**Data for review**
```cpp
template <class PIPE, bool TRACK, int BLOCK = kYBlock, bool SX = false, int COLS = 1>
__global__ void __launch_bounds__(BLOCK, ARMON_Y_WAVES)
k_sweep_y(sweep_args a)
{
    if (!sweep_begin(a)) return;
    using lane_t = y_lane<COLS, PIPE>;
    using V = typename lane_t::V;
    constexpr int LAG = PIPE::LAG;
    constexpr int PF = ARMON_Y_PF;
    const int nx = (int)a.nx, ny = (int)a.ny, g = a.g;
    const int xr = (int)(blockIdx.x * BLOCK + threadIdx.x) * COLS - a.xshift;
    const bool active = xr >= 0 && xr < nx;
    const int x = active ? xr : (xr < 0 ? 0 : nx - COLS);
    const int o_hi = (int)a.o_hi;
    const int o0 = (int)a.o_lo + (int)blockIdx.y * a.seg;
    const int o1 = (o0 + a.seg < o_hi) ? o0 + a.seg : o_hi;
    const int jb = o0 - LAG, je = o1 + LAG;

    const unsigned colb = (unsigned)(x + g) * (unsigned)sizeof(real);
    const unsigned pitchb = (unsigned)a.row_len * (unsigned)sizeof(real);
    const int64_t in_base = (int64_t)(jb + g) * a.row_len, out_base = (int64_t)(o0 + g) * a.row_len;
    const rsrc_t r_rho = make_rsrc(a.rho_in + in_base), r_ua = make_rsrc(a.ua_in + in_base);
    const rsrc_t r_ut = make_rsrc(a.ut_in + in_base), r_E = make_rsrc(a.E_in + in_base);
    const rsrc_t w_rho = make_rsrc(a.rho_out + out_base), w_ua = make_rsrc(a.ua_out + out_base);
    const rsrc_t w_ut = make_rsrc(a.ut_out + out_base), w_E = make_rsrc(a.E_out + out_base);

    typename lane_t::pipe_t pipe(a.dt, a.dx, a.gamma, a.inv_dx, a.dt_dx);
    cfl_track cfl;

    int lj = jb;
    unsigned lo_off = 0;
    unsigned so_off = (unsigned)(jb - LAG - o0) * pitchb;

    __shared__ typename lane_t::lds_t sx_lds[SX ? 2 : 1][SX ? 4 : 1][SX ? BLOCK : 1];
    static_assert((BLOCK & (BLOCK - 1)) == 0, "the store exchange wraps columns with a mask");
    constexpr int kSec = 64 / (COLS * (int)sizeof(real));
    const int c0 = (int)(blockIdx.x * BLOCK) * COLS - a.xshift;
    int sx_r = (int)((((int64_t)(jb - LAG + g) * a.row_len + g + c0) >> (COLS - 1)) & (kSec - 1));
    const int sx_dr = (int)((a.row_len >> (COLS - 1)) & (kSec - 1));
    int sx_buf = 0;

    auto load = [&](auto slot, auto checked) {
        constexpr int K = decltype(slot)::value & 7;
        constexpr bool CHECKED = decltype(checked)::value;
        auto& dst = pipe.c[K];
        if constexpr (COLS == 2) {
            auto vec = [](float2 q) { return V{q.x, q.y}; };
            auto put = [&](unsigned off, real fa, real ft) {
                dst.rho = vec(buf_load2(r_rho, colb, off));
                dst.ua = vec(buf_load2(r_ua, colb, off)) * fa;
                dst.ut = vec(buf_load2(r_ut, colb, off)) * ft;
                dst.E = vec(buf_load2(r_E, colb, off));
            };
            if (CHECKED) {
                const bool m_lo = lj < 0 && a.bc_low, m_hi = lj >= ny && a.bc_high;
                const int src = m_lo ? -1 - lj : (m_hi ? 2 * ny - 1 - lj : lj);
                const unsigned off = (unsigned)(src - jb) * pitchb;
                const real fa = m_lo ? a.fa_low : (m_hi ? a.fa_high : real(1));
                const real ft = m_lo ? a.ft_low : (m_hi ? a.ft_high : real(1));
                put(off, fa, ft);
                if (lj + 1 < je) {
                    lj++;
                    lo_off += pitchb;
                }
            } else {
                dst.rho = vec(buf_load2(r_rho, colb, lo_off));
                dst.ua = vec(buf_load2(r_ua, colb, lo_off));
                dst.ut = vec(buf_load2(r_ut, colb, lo_off));
                dst.E = vec(buf_load2(r_E, colb, lo_off));
                lj++;
                lo_off += pitchb;
            }
        } else {
            if (CHECKED) {
                const bool m_lo = lj < 0 && a.bc_low, m_hi = lj >= ny && a.bc_high;
                const int src = m_lo ? -1 - lj : (m_hi ? 2 * ny - 1 - lj : lj);
                const unsigned off = (unsigned)(src - jb) * pitchb;
                const real fa = m_lo ? a.fa_low : (m_hi ? a.fa_high : real(1));
                const real ft = m_lo ? a.ft_low : (m_hi ? a.ft_high : real(1));
                dst.rho = lane_t::load(r_rho, colb, off);
                dst.ua = lane_t::load(r_ua, colb, off) * fa;
                dst.ut = lane_t::load(r_ut, colb, off) * ft;
                dst.E = lane_t::load(r_E, colb, off);
                if (lj + 1 < je) {
                    lj++;
                    lo_off += pitchb;
                }
            } else {
                dst.rho = lane_t::load(r_rho, colb, lo_off);
                dst.ua = lane_t::load(r_ua, colb, lo_off);
                dst.ut = lane_t::load(r_ut, colb, lo_off);
                dst.E = lane_t::load(r_E, colb, lo_off);
                lj++;
                lo_off += pitchb;
            }
        }
    };
    using std::integral_constant;
    auto step = [&](auto ph, auto checked, int j) {
        constexpr int PH8 = decltype(ph)::value;
        constexpr bool CHECKED = decltype(checked)::value;
#if ARMON_Y_PRIO
        __builtin_amdgcn_s_setprio(ARMON_Y_PRIO);
#endif
        load(integral_constant<int, PH8 + PF>{}, checked);
#if ARMON_Y_PRIO
        __builtin_amdgcn_s_setprio(0);
#endif
        V p, c, c_lag;
#ifdef ARMON_PROBE_NOCOMPUTE
        p = c = c_lag = V(real(0));
        const auto& cc = pipe.c[PH8 & 7];
        const fused::Out4<V> out{cc.rho, cc.ua, cc.ut, cc.E};
#else
        const fused::Out4<V> out = pipe.template advance<true, PH8>(p, c, c_lag);
#endif
        const int o = j - LAG;
        if (CHECKED) {
            if (a.emit && j >= o0 && j < o1 && active) {
                const unsigned off = so_off + LAG * pitchb;
                if (a.emit & 1) lane_t::store(make_rsrc(a.p_out + out_base), colb, off, p);
                if (a.emit & 2) lane_t::store(make_rsrc(a.c_out + out_base), colb, off, c);
            }
        }
        if (!CHECKED || (o >= o0 && o < o1)) {
            if constexpr (SX) {
                auto& L = sx_lds[sx_buf];
                if constexpr (COLS == 2) {
                    L[0][threadIdx.x] = float2{out.rho.x, out.rho.y};
                    L[1][threadIdx.x] = float2{out.ua.x, out.ua.y};
                    L[2][threadIdx.x] = float2{out.ut.x, out.ut.y};
                    L[3][threadIdx.x] = float2{out.E.x, out.E.y};
                } else {
                    L[0][threadIdx.x] = out.rho;
                    L[1][threadIdx.x] = out.ua;
                    L[2][threadIdx.x] = out.ut;
                    L[3][threadIdx.x] = out.E;
                }
                __syncthreads();
                const int ci = ((int)threadIdx.x - sx_r) & (BLOCK - 1);
                const int cx = c0 + COLS * ci;
                if (cx >= 0 && cx < nx) {
                    const unsigned cb = (unsigned)(cx + g) * (unsigned)sizeof(real);
                    if constexpr (COLS == 2) {
                        const float2 q0 = L[0][ci], q1 = L[1][ci], q2 = L[2][ci], q3 = L[3][ci];
                        lane_t::store(w_rho, cb, so_off, q0);
                        lane_t::store(w_ua, cb, so_off, q1);
                        lane_t::store(w_ut, cb, so_off, q2);
                        lane_t::store(w_E, cb, so_off, q3);
                    } else {
                        lane_t::store(w_rho, cb, so_off, L[0][ci]);
                        lane_t::store(w_ua, cb, so_off, L[1][ci]);
                        lane_t::store(w_ut, cb, so_off, L[2][ci]);
                        lane_t::store(w_E, cb, so_off, L[3][ci]);
                    }
                }
                sx_buf ^= 1;
            } else if (active) {
                lane_t::store(w_rho, colb, so_off, out.rho);
                lane_t::store(w_ua, colb, so_off, out.ua);
                lane_t::store(w_ut, colb, so_off, out.ut);
                lane_t::store(w_E, colb, so_off, out.E);
            }
            if (TRACK) lane_t::track(cfl, out.ut, out.ua, c_lag);
        }
        so_off += pitchb;
        sx_r = (sx_r + sx_dr) & (kSec - 1);
    };
    auto run = [&](auto checked, int t0, int t1) {
        for (int t = t0; t < t1; t += 8)
            static_for(std::make_integer_sequence<int, 8>{}, [&](auto ph) { step(ph, checked, jb + t + decltype(ph)::value); });
    };

    const int T = je - jb;
    const int T8 = (T + 7) & ~7;
    const int P = (2 * LAG + 7) & ~7;
    const int plain_end = (a.bc_high && ny < je ? ny : je) - jb - PF;
    int M = (T < plain_end ? T : plain_end) & ~7;
    if (M < P || (a.emit & 3)) M = P;

    const bool wave_idle = COLS == 1 && !SX && (int)(blockIdx.x * BLOCK + (threadIdx.x & ~63u)) - a.xshift >= nx;
    if (!wave_idle) {
        static_for(std::make_integer_sequence<int, PF>{}, [&](auto k) { load(k, std::true_type{}); });
        run(std::true_type{}, 0, P < T8 ? P : T8);
        run(std::false_type{}, P, M);
        run(std::true_type{}, M, T8);
    }

    if (TRACK) cfl_block_store<BLOCK / 64>(cfl, a.partials, (int64_t)blockIdx.y * gridDim.x + blockIdx.x, threadIdx.x);
}

}
```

**Your instructions**
Among the lines above, find those with the word "active". Copy them.

**Exercise solution**
    const bool active = xr >= 0 && xr < nx;
    const int x = active ? xr : (xr < 0 ? 0 : nx - COLS);
            if (a.emit && j >= o0 && j < o1 && active) {
            } else if (active) {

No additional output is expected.